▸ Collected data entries
== Segment start ==

# Anonymousijcai2024ttnet/scale_imagenet

Hardware: AMD Instinct MI355X
Metric: images/sec ImageNet 224x224, TT-small, MI355X; top-1 exact-match (higher is better)
Workload: dtype u16/u32/u64 packed bits (gate path); f32 as prescaled fp16x2 split operands on the 16-bit MFMA (stem, lin1, lin2); 1 GPU; TT_general_imagenet_v2_small forward, batch=256 224x224 per GPU, bit-packed HIP LUT kernels (BASELINE.json configs[1]); batch_per_gpu=256, global_batch=256, batches_in_flight=2, input=float32 NCHW, normalised (the reference's contract), parallelism=batch shard x1

## Files before the change

scale_imagenet_amd/csrc/gate_fused.hip:

```cpp

#include <type_traits>

#include "ttnet_common.h"

namespace ttnet {

namespace {

#ifndef TT_FUSED_SKIP
#define TT_FUSED_SKIP 0
#endif
constexpr int kSkip = TT_FUSED_SKIP;

constexpr int kFT = 1024;
constexpr int kFBuf = 65536;
constexpr int kFMaxScratch = 160 * 1024 - 2 * kFBuf;

template <int W>
using row_t = std::conditional_t<(W > 32), uint64_t, std::conditional_t<(W > 16), uint32_t, uint16_t>>;

template <int HO>
constexpr int fused_round() {
  constexpr int RG = (HO + 3) / 4, a = kFT / (16 * RG), b = kFMaxScratch / (HO * HO * 4);
  return a < b ? (a < 32 ? a : 32) : (b < 32 ? b : 32);
}

struct FusedArgs {
  int n, C, slices, off34, R;
  const void *x;
  const uint8_t *img_c3;
  const uint8_t *img_dw;
  const uint8_t *t_cf;
  void *y;
  uint32_t *idx;
};

__device__ inline void dma_table(uint8_t *dst, const uint8_t *src) {
  if constexpr (kSkip & 1) return;
  const int lane = threadIdx.x & 63, wave = threadIdx.x >> 6;
#pragma unroll
  for (int k = 0; k < kFBuf / 1024 / (kFT / 64); ++k) {
    const int chunk = wave + k * (kFT / 64);
    __builtin_amdgcn_global_load_lds((const __attribute__((address_space(1))) void *)(src + (size_t)chunk * 1024 + lane * 16),
                                     (__attribute__((address_space(3))) void *)(dst + chunk * 1024), 16, 0, 0);
  }
}

__device__ inline void phase_sync() {
  asm volatile("s_waitcnt vmcnt(0)" ::: "memory");
  __syncthreads();
}

__device__ inline uint32_t spread_nibbles(uint32_t x) {
  uint32_t y = (x | (x << 8)) & 0x00FF00FFu;
  return (y | (y << 4)) & 0x0F0F0F0Fu;
}

template <int WO, int OX0, int OX1>
__device__ inline void dw_lookup_pair(uint32_t pair, const uint8_t *tab, uint32_t c8, uint32_t &acc1, uint32_t &acc2) {
  if constexpr (OX0 < WO) {
    const uint2 w = *(const uint2 *)(tab + ((pair & 0xFFE0u) | c8));
    acc1 |= __builtin_amdgcn_ubfe(w.x, pair, 1) << OX0;
    acc2 |= __builtin_amdgcn_ubfe(w.y, pair, 1) << OX0;
  }
  if constexpr (OX1 < WO) {
    const uint32_t hi = pair >> 16;
    const uint2 w = *(const uint2 *)(tab + ((hi & 0xFFE0u) | c8));
    acc1 |= __builtin_amdgcn_ubfe(w.x, hi, 1) << OX1;
    acc2 |= __builtin_amdgcn_ubfe(w.y, hi, 1) << OX1;
  }
}

template <int WO, int OXB, int OXS>
__device__ inline void dw_eight(uint32_t R0, uint32_t R1, uint32_t R2, uint32_t R3, const uint8_t *tab, uint32_t c8,
                                uint32_t &acc1, uint32_t &acc2) {
  if constexpr (OXB >= WO) return;
  constexpr uint32_t M = 0x0F0F0F0Fu;
  const uint32_t t0 = (R0 & M) | ((R1 << 4) & ~M), u0 = (R2 & M) | ((R3 << 4) & ~M);
  dw_lookup_pair<WO, OXB, OXB + 2 * OXS>(__builtin_amdgcn_perm(u0, t0, 0x05010400u), tab, c8, acc1, acc2);
  dw_lookup_pair<WO, OXB + 4 * OXS, OXB + 6 * OXS>(__builtin_amdgcn_perm(u0, t0, 0x07030602u), tab, c8, acc1, acc2);
  if constexpr (OXB + OXS < WO) {
    const uint32_t t1 = ((R0 >> 4) & M) | (R1 & ~M), u1 = ((R2 >> 4) & M) | (R3 & ~M);
    dw_lookup_pair<WO, OXB + OXS, OXB + 3 * OXS>(__builtin_amdgcn_perm(u1, t1, 0x05010400u), tab, c8, acc1, acc2);
    dw_lookup_pair<WO, OXB + 5 * OXS, OXB + 7 * OXS>(__builtin_amdgcn_perm(u1, t1, 0x07030602u), tab, c8, acc1, acc2);
  }
}

template <int W, int WO>
__device__ inline void dw_row_both(const row_t<W> (&r)[4], const uint8_t *tab, uint32_t c8, uint32_t &acc1, uint32_t &acc2) {
  acc1 = 0;
  acc2 = 0;
  if constexpr (W > 32) {
    uint32_t plo[4], phi[4], qlo[4], qhi[4];
#pragma unroll
    for (int k = 0; k < 4; ++k) {
      qlo[k] = (uint32_t)r[k];
      qhi[k] = (uint32_t)((uint64_t)r[k] >> 32);
      plo[k] = qlo[k] << 2;
      phi[k] = __builtin_amdgcn_alignbit(qhi[k], qlo[k], 30);
    }
    dw_eight<WO, 0, 2>(plo[0], plo[1], plo[2], plo[3], tab, c8, acc1, acc2);
    dw_eight<WO, 16, 2>(phi[0], phi[1], phi[2], phi[3], tab, c8, acc1, acc2);
    dw_eight<WO, 1, 2>(qlo[0], qlo[1], qlo[2], qlo[3], tab, c8, acc1, acc2);
    dw_eight<WO, 17, 2>(qhi[0], qhi[1], qhi[2], qhi[3], tab, c8, acc1, acc2);
  } else {
    uint32_t p[4], q[4];
#pragma unroll
    for (int k = 0; k < 4; ++k) {
      q[k] = (uint32_t)r[k];
      p[k] = q[k] << 2;
    }
    dw_eight<WO, 0, 2>(p[0], p[1], p[2], p[3], tab, c8, acc1, acc2);
    dw_eight<WO, 1, 2>(q[0], q[1], q[2], q[3], tab, c8, acc1, acc2);
    static_assert(WO <= 16, "a 32-bit input row gives at most 16 output columns");
  }
}

__device__ inline uint32_t maj4_bytes(uint32_t v, uint32_t nb) {
  const uint32_t x = v & nb, y = v | nb;
  return (x | (x >> 8) | (y & (y >> 8))) & 0x00FF00FFu;
}
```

== Segment end ==

▸ What is needed
In the records above, find every line with the word "template" and copy it.

▸ Written answer
template <int W>
template <int HO>
template <int WO, int OX0, int OX1>
template <int WO, int OXB, int OXS>
template <int W, int WO>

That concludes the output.